Monday, August 24, 2020

MySQL Comparing INTs and CHARs

     How does MySQL compare INTs with CHARs? I was asked this very question over the weekend and wanted to share that information plus some of the changes in MySQL 8.0.21 in this area.  And yes those changes are pretty big.

Casting

    Computers are good at making comparisons of two values but only if everything else the same.  Comparing an integer with another integer is simple.  Same data with same data type comparisons are a good thing.  But what about when you need to compare a numeric 7 with a "7" where the number is in a string?  In such cases one or both numbers need to be changed into the same basic data type. Imagine your favorite Harry Potter character waving their magic wand and shouting 'accio data' to change two different magical pieces of data into one common data type.  No, Hogwarts was the the reason this conversion is called casting but this 'magic' needs to be made for a good comparison.

    If you read the Optimizer Notes section of the MySQL 8.0.21 Release Notes you will run into a notice that MySQL injects casts to avoid mismatches for numeric and temporal data with string data. The big trick was keeping backward compatibility with previous versions while matching the SQL standard.  Now when the optimizer is comparing numeric and temporal types and the expected data type does not match  it will now add casting operations in the item tree inside expressions and conditions. For instance if you are comparing a YEAR to string they will both be converted to a DOUBLE.

Example

    We have two tables and are comparing an INT to a CHAR.  If we run EXPLAIN ANALYZE of the query we get the details.

explain analyze select * 
from t1 
join t2 on t2.k = t1.k\G

*************************** 1. row ***************************

EXPLAIN: -> Inner hash join (cast(t2.k as double) = cast(t1.k as double))  (cost=4.75 rows=5) (actual time=1.759..1.771 rows=5 loops=1)
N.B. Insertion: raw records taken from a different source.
template <int VEC, class PP>
__device__ __forceinline__ void nc_bwd_finalize_body(const PP& p, const int4* hubs, int64_t n_hubs, const int64_t first, const int64_t step) {
  const int per_row = (p.H + VEC - 1) / VEC;
  const bool epi = p.T != nullptr;
  const int64_t total = n_hubs * (p.K_total + 1) * per_row;
  for (int64_t idx = first; idx < total; idx += step) {
    const int c = (int)(idx % per_row) * VEC;
    const int k = (int)((idx / per_row) % (p.K_total + 1));
    const int4 hub = hubs[idx / ((int64_t)per_row * (p.K_total + 1))];
    Vec<VEC> s = vzero<VEC>();
    constexpr int kAhead = 8;
    for (int sl0 = hub.y; sl0 < hub.z; sl0 += kAhead) {
      Vec<VEC> a[kAhead];
#pragma unroll
      for (int u = 0; u < kAhead; ++u) a[u] = ldv<VEC>(p.partial + (size_t)min(sl0 + u, hub.z - 1) * p.pstride + (size_t)k * p.H + c);
#pragma unroll
      for (int u = 0; u < kAhead; ++u) {
        if (sl0 + u < hub.z) {
#pragma unroll
          for (int i = 0; i < VEC; ++i) s.v[i] += a[u].v[i];
        }
      }
    }
    const int node = hub.x;
    const bool tgt = epi && (int64_t)node < p.n_targets;
    Vec<VEC> o;
    if (k < p.K_total) {
      const Vec<VEC> xj = ldv<VEC>(p.x + (size_t)node * p.ldx + c);
      float mxq = 0.f;
      if (tgt) nc_bwd_epilogue<VEC>(p, node, c, k, 1, mxq);
#pragma unroll
      for (int i = 0; i < VEC; ++i) o.v[i] = xj.v[i] * s.v[i];
      stv_nt<VEC>(p.gQ + (size_t)node * p.ldgq + (size_t)k * p.H + c, o);
      if (p.rowmax) {
#pragma unroll
        for (int i = 0; i < VEC; ++i) mxq = fmaxf(mxq, fabsf(o.v[i]));
        if (mxq > 0.f) atomicMax(p.rowmax + node, __float_as_uint(mxq));
      }
    } else {
      Vec<VEC> g0 = vzero<VEC>();
      if (tgt) {
        const Vec<VEC> g = ldv<VEC>(p.g + row_off(node, p.ldgg) + c);
        const float* crow = p.crow + row_off(node, p.ldc);
        const float inv_deg = crow[0];
        for (int kk = 0; kk < p.K_total; ++kk) {
          const uint32_t sslot = sel_slot_of(p.sel_slots, kk);
          const uint32_t ck = sslot != 0xFu ? ldb<VEC>(reinterpret_cast<const uint8_t*>(crow + 4 + (size_t)sslot * p.HQ) + c) : 0u;
#pragma unroll
          for (int i = 0; i < VEC; ++i) {
            float fs, fx;
            combine_grad_tf(kind_of(p.kinds, kk), (ck >> (8 * i)) & 0xFFu, inv_deg, fs, fx);
            g0.v[i] = fmaf(g.v[i], fx, g0.v[i]);
          }
        }
      } else if (!epi) {
        g0 = ldv<VEC>(p.gxs + (size_t)node * p.ldgx + c);
      }
#pragma unroll
      for (int i = 0; i < VEC; ++i) o.v[i] = g0.v[i] + s.v[i];
      stv<VEC>(p.gx + (size_t)node * p.ldgxo + c, o);
    }
  }
}
template <int VEC, class TT = float>
__global__ __launch_bounds__(kBlock) void nc_bwd_finalize_kernel(const NcBwdParamsT<TT> p, const int4* hubs, int64_t n_hubs) {
  nc_bwd_finalize_body<VEC>(p, hubs, n_hubs, (int64_t)blockIdx.x * blockDim.x + threadIdx.x, (int64_t)gridDim.x * blockDim.x);
}

template <int K, int VEC, int DM, bool EPI, class TT = float>
__global__ __launch_bounds__(kBlock, (K <= 4 ? MMA_MIN_WAVES : 1)) void nc_bwd_small_kernel(const NcBwdParamsT<TT> p, const NcSmallPlan sp) {
  if ((int)blockIdx.x < sp.blocks_a) {
    NcBwdParamsT<TT> q = p;
    q.n_items = sp.n_wave_items;
    nc_bwd_body<K, VEC, DM, true, false, EPI, true>(q, (int)blockIdx.x, sp.blocks_a);
  } else {
    NcBwdParamsT<TT> q = p;
    q.items = p.items + sp.n_wave_items; q.n_items = p.n_items - sp.n_wave_items;
    nc_bwd_body<K, VEC, DM, true, true, EPI, true>(q, (int)blockIdx.x - sp.blocks_a, (int)gridDim.x - sp.blocks_a);
  }
}
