__device__ __forceinline__ int swap_chunk_tokens(int c, int c_end, int t0, int N) {
  int n = c_end - c;
  if (N - t0 < n) n = N - t0;
  return n < 32 ? n : 32;
}
template <int BN>
struct EpiLinearT {
  using Params = EpiLinearParams;
  static constexpr int EPI_WARPS = 8;
  static constexpr bool WIDE_REGS = false;
  static constexpr int STAGE_FLOATS = 0;
  static __device__ __forceinline__ void load_resid(const Params& ep, float (&x)[32], int t0, int nt, int f, bool f_ok) {
#pragma unroll
    for (int j = 0; j < 32; ++j) x[j] = (f_ok && j < nt) ? ep.resid[(size_t)(t0 + j) * ep.ldr + f] : 0.f;
  }
  template <class Wait>
  static __device__ __forceinline__ void run(const Params& ep, float* st, const AccRows& ar, int row0, int nvalid, int n0, int N, int lane, int c_begin,
                                             int c_end, Wait wait) {
    const int f = row0 + lane;
    const bool f_ok = lane < nvalid;
    const float bias = (ep.bias != nullptr && f_ok) ? ep.bias[f] : 0.f;
    bool waited = false;
    float x[32];
    if (ep.resid != nullptr && n0 + c_begin < N) load_resid(ep, x, n0 + c_begin, swap_chunk_tokens(c_begin, c_end, n0 + c_begin, N), f, f_ok);
#pragma unroll 1
    for (int c = c_begin; c < c_end; c += 32) {
      const int t0 = n0 + c;
      if (t0 >= N) break;
      const int nt = swap_chunk_tokens(c, c_end, t0, N);
      float xn[32];
      const bool more = ep.resid != nullptr && c + 32 < c_end && t0 + 32 < N;
      if (more) load_resid(ep, xn, t0 + 32, swap_chunk_tokens(c + 32, c_end, t0 + 32, N), f, f_ok);
      float g0 = 1.f, g1 = 1.f;
      int btok = 0x7fffffff;
      if (ep.gate != nullptr && f_ok) {
        const int b0i = t0 / ep.rows_per_batch;
        btok = (b0i + 1) * ep.rows_per_batch;
        g0 = 1.0f - ep.gate[(size_t)b0i * ep.gate_bstride + f];
        if (btok < t0 + nt) g1 = 1.0f - ep.gate[(size_t)(b0i + 1) * ep.gate_bstride + f];
      }
      if (!waited) { wait(); waited = true; }
      uint32_t r[32];
      __syncwarp();
      acc_ld<32>(ar, c, lane, r);
      if (f_ok) {
        float* o = ep.out_f32 + (size_t)t0 * ep.ld32 + f;
#pragma unroll
        for (int j = 0; j < 32; ++j) {
          if (j >= nt) break;
          float v = __uint_as_float(r[j]) + bias;
          if (ep.resid != nullptr) v = fmaf((t0 + j >= btok) ? g1 : g0, v, x[j]);
          o[(size_t)j * ep.ld32] = v;
        }
      }
// ... 239 lines not shown
  constexpr uint16_t MC_MASK = static_cast<uint16_t>((1u << MC) - 1u);
  uint8_t* smem = smem_raw + ((1024u - (smem_u32(smem_raw) & 1023u)) & 1023u);
  uint8_t* sA = smem;
  uint8_t* sB = smem + STAGES * SM::A_BYTES;
  float* sAcc = reinterpret_cast<float*>(smem);
  float* sStage = reinterpret_cast<float*>(smem + SM::RING);
  uint64_t* full = reinterpret_cast<uint64_t*>(smem + SM::RING + SM::STAGE_BYTES);
  uint64_t* empty = full + STAGES;
  uint64_t* acc_free = empty + STAGES;

  const int warp = threadIdx.x >> 5;
  const int lane = threadIdx.x & 31;
  const int num_tiles = g.num_m_tiles * g.num_n_tiles;
  constexpr int PRODUCER = EPI_WARPS;

  if (warp == PRODUCER && lane == 0) {
    tma_prefetch_desc(&tmA);
    tma_prefetch_desc(&tmB);
    for (int i = 0; i < STAGES; ++i) {
      mbar_init(&full[i], 1);
      mbar_init(&empty[i], SM::MMA_WG * MC);
    }
    mbar_init(acc_free, EPI_WARPS * MC);
    fence_mbar_init();
  }
  __syncthreads();
  if (MC > 1) cluster_sync_all();
  pdl_launch();
  if (warp == PRODUCER && g.pf_bytes != 0) {
    if (elect_one()) prefetch_weights_l2(g.pf, g.pf_bytes, blockIdx.x, gridDim.x);
    __syncwarp();
  }
  pdl_wait();
  EZB_DBG(const bool dbg = g.dbg != nullptr && blockIdx.x == 0; const long long t_start = clock64(); long long w0 = 0, w1 = 0, w4 = 0;)

  if (warp >= PRODUCER) {
    if constexpr (SM::PRODUCER_WG) setmaxnreg_dec<SM::REGS_PRODUCER>();
    uint32_t stage = 0, phase = 0, af_phase = 0;
    bool first = true;
    for (int tile = warp == PRODUCER ? (int)blockIdx.x : num_tiles; tile < num_tiles; tile += gridDim.x) {
      const int mt = tile % g.num_m_tiles, nt = tile / g.num_m_tiles;
      const int n0 = nt * BN;
      if (!SM::FRAG && !first) { mbar_wait(acc_free, af_phase); af_phase ^= 1; }
      first = false;
      for (int kb0 = 0; kb0 < g.num_k_blocks; kb0 += KSUB) {
        EZB_DBG(const long long tq = clock64();)
        mbar_wait(&empty[stage], phase ^ 1);
        EZB_DBG(w0 += clock64() - tq;)
        const int nsub = g.num_k_blocks - kb0 < KSUB ? g.num_k_blocks - kb0 : KSUB;
        if (elect_one()) {
          mbar_expect_tx(&full[stage], nsub * (SM::A_SUB + SM::B_SUB));
          for (int sub = 0; sub < nsub; ++sub) {
          const int kb = kb0 + sub;
          uint8_t* dA = sA + stage * SM::A_BYTES + sub * SM::A_SUB;
          uint8_t* dB = sB + stage * SM::B_BYTES + sub * SM::B_SUB;
          if (g.taps == 0) {
            tma_load_2d(dA, &tmA, &full[stage], kb * KB_ELEMS, mt * GEMM_BM);
          } else {
            const int tap = kb / g.cin_blocks, cb = kb - tap * g.cin_blocks;
            const int bidx = mt / g.tiles_per_batch, t0 = (mt - bidx * g.tiles_per_batch) * GEMM_BM;
            if (g.stride > 1) {
              const int off = tap - g.pad;
              const int r = ((off % g.stride) + g.stride) % g.stride, dq = (off - r) / g.stride;
              tma_load_4d(dA, &tmA, &full[stage], cb * GEMM_BK, r, t0 + dq, bidx);
            } else {
              tma_load_3d(dA, &tmA, &full[stage], cb * GEMM_BK, t0 + (tap - g.center) * g.dilation, bidx);
            }
          }
          if (MC == 1) {
            constexpr int BOX = gemm_b_box(BN);
#pragma unroll
            for (int j = 0; j < BN / BOX; ++j) tma_load_2d(dB + j * BOX * 128, &tmB, &full[stage], kb * KB_ELEMS, n0 + j * BOX);
          } else {
            constexpr int SR = McSub<BN>::ROWS;
            for (int j = (int)cluster_ctarank(); j < BN / SR; j += MC)
              tma_load_2d_mc(dB + j * SR * 128, &tmB, &full[stage], kb * KB_ELEMS, n0 + j * SR, MC_MASK);
          }
          }
        }
        __syncwarp();
        if (++stage == STAGES) { stage = 0; phase ^= 1; }
      }
    }
    if constexpr (SM::PRODUCER_WG) setmaxnreg_inc<SM::REGS_LAUNCH>();
  } else {
    if constexpr (SM::PRODUCER_WG) setmaxnreg_inc<SM::REGS_CONSUMER>();
    const int wg = warp >> 2, lg = warp & 3;
    uint32_t stage = 0, phase = 0;
    if constexpr (SM::FRAG) {
      static_assert(!FP8 && !FIRST_PHASE && KSUB == 1, "FRAG: bf16 kernels of one phase (gemm_frag_kernel)");
      uint8_t* tile_buf = reinterpret_cast<uint8_t*>(sStage) + wg * (SM::STAGE_BYTES / 2);
      for (int tile = blockIdx.x; tile < num_tiles; tile += gridDim.x) {
        const int mt = tile % g.num_m_tiles, nt = tile / g.num_m_tiles;
        EZB_DBG(const long long tm = clock64();)
        float d[NSUB][SM::NH][SM::HN / 2];
        gemm_mainloop<BN, Epi, MC, KSUB>(d, wg * NSUB, sA, sB, full, empty, g.num_k_blocks, stage, phase);
        EZB_DBG(const long long ta = clock64(); w0 += ta - tm;)
        if ((threadIdx.x & 127) == 0) bulk_wait_group_read<0>();
        warpgroup_bar_sync(wg);
        EZB_DBG(const long long te = clock64(); w1 += te - ta;)
        Epi::frag(ep, tmC, d[0][0], tile_buf, mt * GEMM_BM, nt * BN, wg, lg, lane);
        EZB_DBG(w4 += clock64() - te;)
      }
      if ((threadIdx.x & 127) == 0) bulk_wait_group<0>();
    } else
    for (int tile = blockIdx.x; tile < num_tiles; tile += gridDim.x) {
      const int mt = tile % g.num_m_tiles, nt = tile / g.num_m_tiles;
      EZB_DBG(const long long tm = clock64();)
      gemm_mma_part<BN, Epi, MC, KSUB, FP8>(wg * NSUB, sA, sB, sAcc, full, empty, g.num_k_blocks, stage, phase, lg, lane, fs, mt * GEMM_BM, g.M, nt * BN);
      EZB_DBG(const long long ta = clock64(); w0 += ta - tm;)
      named_bar_sync(1, 32 * EPI_WARPS);
      EZB_DBG(const long long te = clock64(); w1 += te - ta;)
      int row0, nvalid;
      if (g.taps == 0) {
        row0 = mt * GEMM_BM + lg * 32;
        nvalid = g.M - row0;
      } else {
        const int bidx = mt / g.tiles_per_batch, t0 = (mt - bidx * g.tiles_per_batch) * GEMM_BM + lg * 32;
        row0 = bidx * g.T + t0;
        nvalid = g.T - t0;
      }
      constexpr int CW = BN / (EPI_WARPS / 4);
      const AccRows ar{sAcc + lg * 32 * SM::ACC_PITCH, SM::ACC_PITCH};
      Epi::run(ep, sStage + warp * Epi::STAGE_FLOATS, ar, row0, nvalid, nt * BN, g.N, lane, wg * CW, (wg + 1) * CW, []() {});
      EZB_DBG(w4 += clock64() - te;)
      fence_proxy_async_smem();
      __syncwarp();
      if (lane == 0) {
        if (MC == 1) mbar_arrive(acc_free);
        else for (int r = 0; r < MC; ++r) mbar_arrive_cluster(mapa_u32(smem_u32(acc_free), r));
      }
    }
    if constexpr (SM::PRODUCER_WG) setmaxnreg_dec<SM::REGS_LAUNCH>();
  }
  EZB_DBG(if (dbg && lane == 0) {
    if (warp == PRODUCER) atomicAdd(&g.dbg[2], (unsigned long long)w0);
    if (warp == 0) {
      atomicAdd(&g.dbg[0], (unsigned long long)w0); atomicAdd(&g.dbg[1], (unsigned long long)w1); atomicAdd(&g.dbg[4], (unsigned long long)w4);
      atomicAdd(&g.dbg[5], (unsigned long long)(clock64() - t_start));
    }
  })
  __syncthreads();
  if (MC > 1) cluster_sync_all();
  if (FIRST_PHASE) {
    if (warp == PRODUCER && lane == 0) {
      for (int i = 0; i < STAGES; ++i) { mbar_inval(&full[i]); mbar_inval(&empty[i]); }
      mbar_inval(acc_free);
    }
    __syncthreads();
  }
}
template <int BN, class Epi, int MC = 1, int KSUB = 1>
__global__ void __launch_bounds__((GemmCfg<BN, Epi, KSUB>::THREADS), 1)
gemm_wgmma_kernel(const __grid_constant__ CUtensorMap tmA, const __grid_constant__ CUtensorMap tmB, const GemmShape g,
                  const typename Epi::Params ep) {
  extern __shared__ uint8_t smem_dyn[];
  gemm_body<BN, Epi, MC, false, KSUB>(tmA, tmB, g, ep, smem_dyn);
}
template <int BN, class Epi>
__global__ void __launch_bounds__((GemmCfg<BN, Epi>::THREADS), 1)
gemm_frag_kernel(const __grid_constant__ CUtensorMap tmA, const __grid_constant__ CUtensorMap tmB, const __grid_constant__ CUtensorMap tmC,
                 const GemmShape g, const typename Epi::Params ep) {
  extern __shared__ uint8_t smem_dyn[];
  gemm_body<BN, Epi, 2>(tmA, tmB, g, ep, smem_dyn, Fp8Scales{}, &tmC);
}
template <int BN, class Epi>
__global__ void __launch_bounds__((GemmCfg<BN, Epi>::THREADS), 1)
gemm_fp8_kernel(const __grid_constant__ CUtensorMap tmA, const __grid_constant__ CUtensorMap tmB, const GemmShape g, const typename Epi::Params ep,
                const Fp8Scales fs) {
  extern __shared__ uint8_t smem_dyn[];
  gemm_body<BN, Epi, 2, false, 1, true>(tmA, tmB, g, ep, smem_dyn, fs);
}

}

    -> Table scan on t1  (cost=0.22 rows=6) (actual time=1.670..1.677 rows=6 loops=1)

    -> Hash

        -> Table scan on t2  (cost=0.75 rows=5) (actual time=0.034..0.043 rows=5 loops=1)

    If we look at the original query we are trying to join two tables where the CHAR t2.k is equal to the INT t1.k.   The magenta highlighted text above shows where both the t2.k and the t1.k columns are cast as doubles.

    Running EXPLAIN without the ANALYZE we can see the query plan's version of the query that has been generated by the optimizer.

explain select * from t1 join t2 on t2.k = t1.k\G
*************************** 1. row ***************************
           id: 1
  select_type: SIMPLE
        table: t2
   partitions: NULL
         type: ALL
possible_keys: NULL
          key: NULL
      key_len: NULL
          ref: NULL
         rows: 5
     filtered: 100
        Extra: NULL
*************************** 2. row ***************************
           id: 1
  select_type: SIMPLE
        table: t1
   partitions: NULL
         type: ALL
possible_keys: NULL
          key: NULL
      key_len: NULL
          ref: NULL
         rows: 6
     filtered: 16.666667938232422
        Extra: Using where; Using join buffer (hash join)
2 rows in set, 1 warning (0.0010 sec)
Note (code 1003): /* select#1 */ select `demo`.`t1`.`id` AS `id`,`demo`.`t1`.`k` AS `k`,`demo`.`t2`.`id` AS `id`,`demo`.`t2`.`k` AS `k` from `demo`.`t1` join `demo`.`t2` where (cast(`demo`.`t2`.`k` as double) = cast(`demo`.`t1`.`k` as double))

    We can see that the original query of select * from t1 join t2 on t2.k = t1.k has been rewritten to select `demo`.`t1`.`id` AS `id`,`demo`.`t1`.`k` AS `k`,`demo`.`t2`.`id` AS `id`,`demo`.`t2`.`k` AS `k` from `demo`.`t1` join `demo`.`t2` where (cast(`demo`.`t2`.`k` as double) = cast(`demo`.`t1`.`k` as double)) by the optimizer.  

    I highly recommend looking at the query plan to help understand what the MySQL server needs to do to make your query work.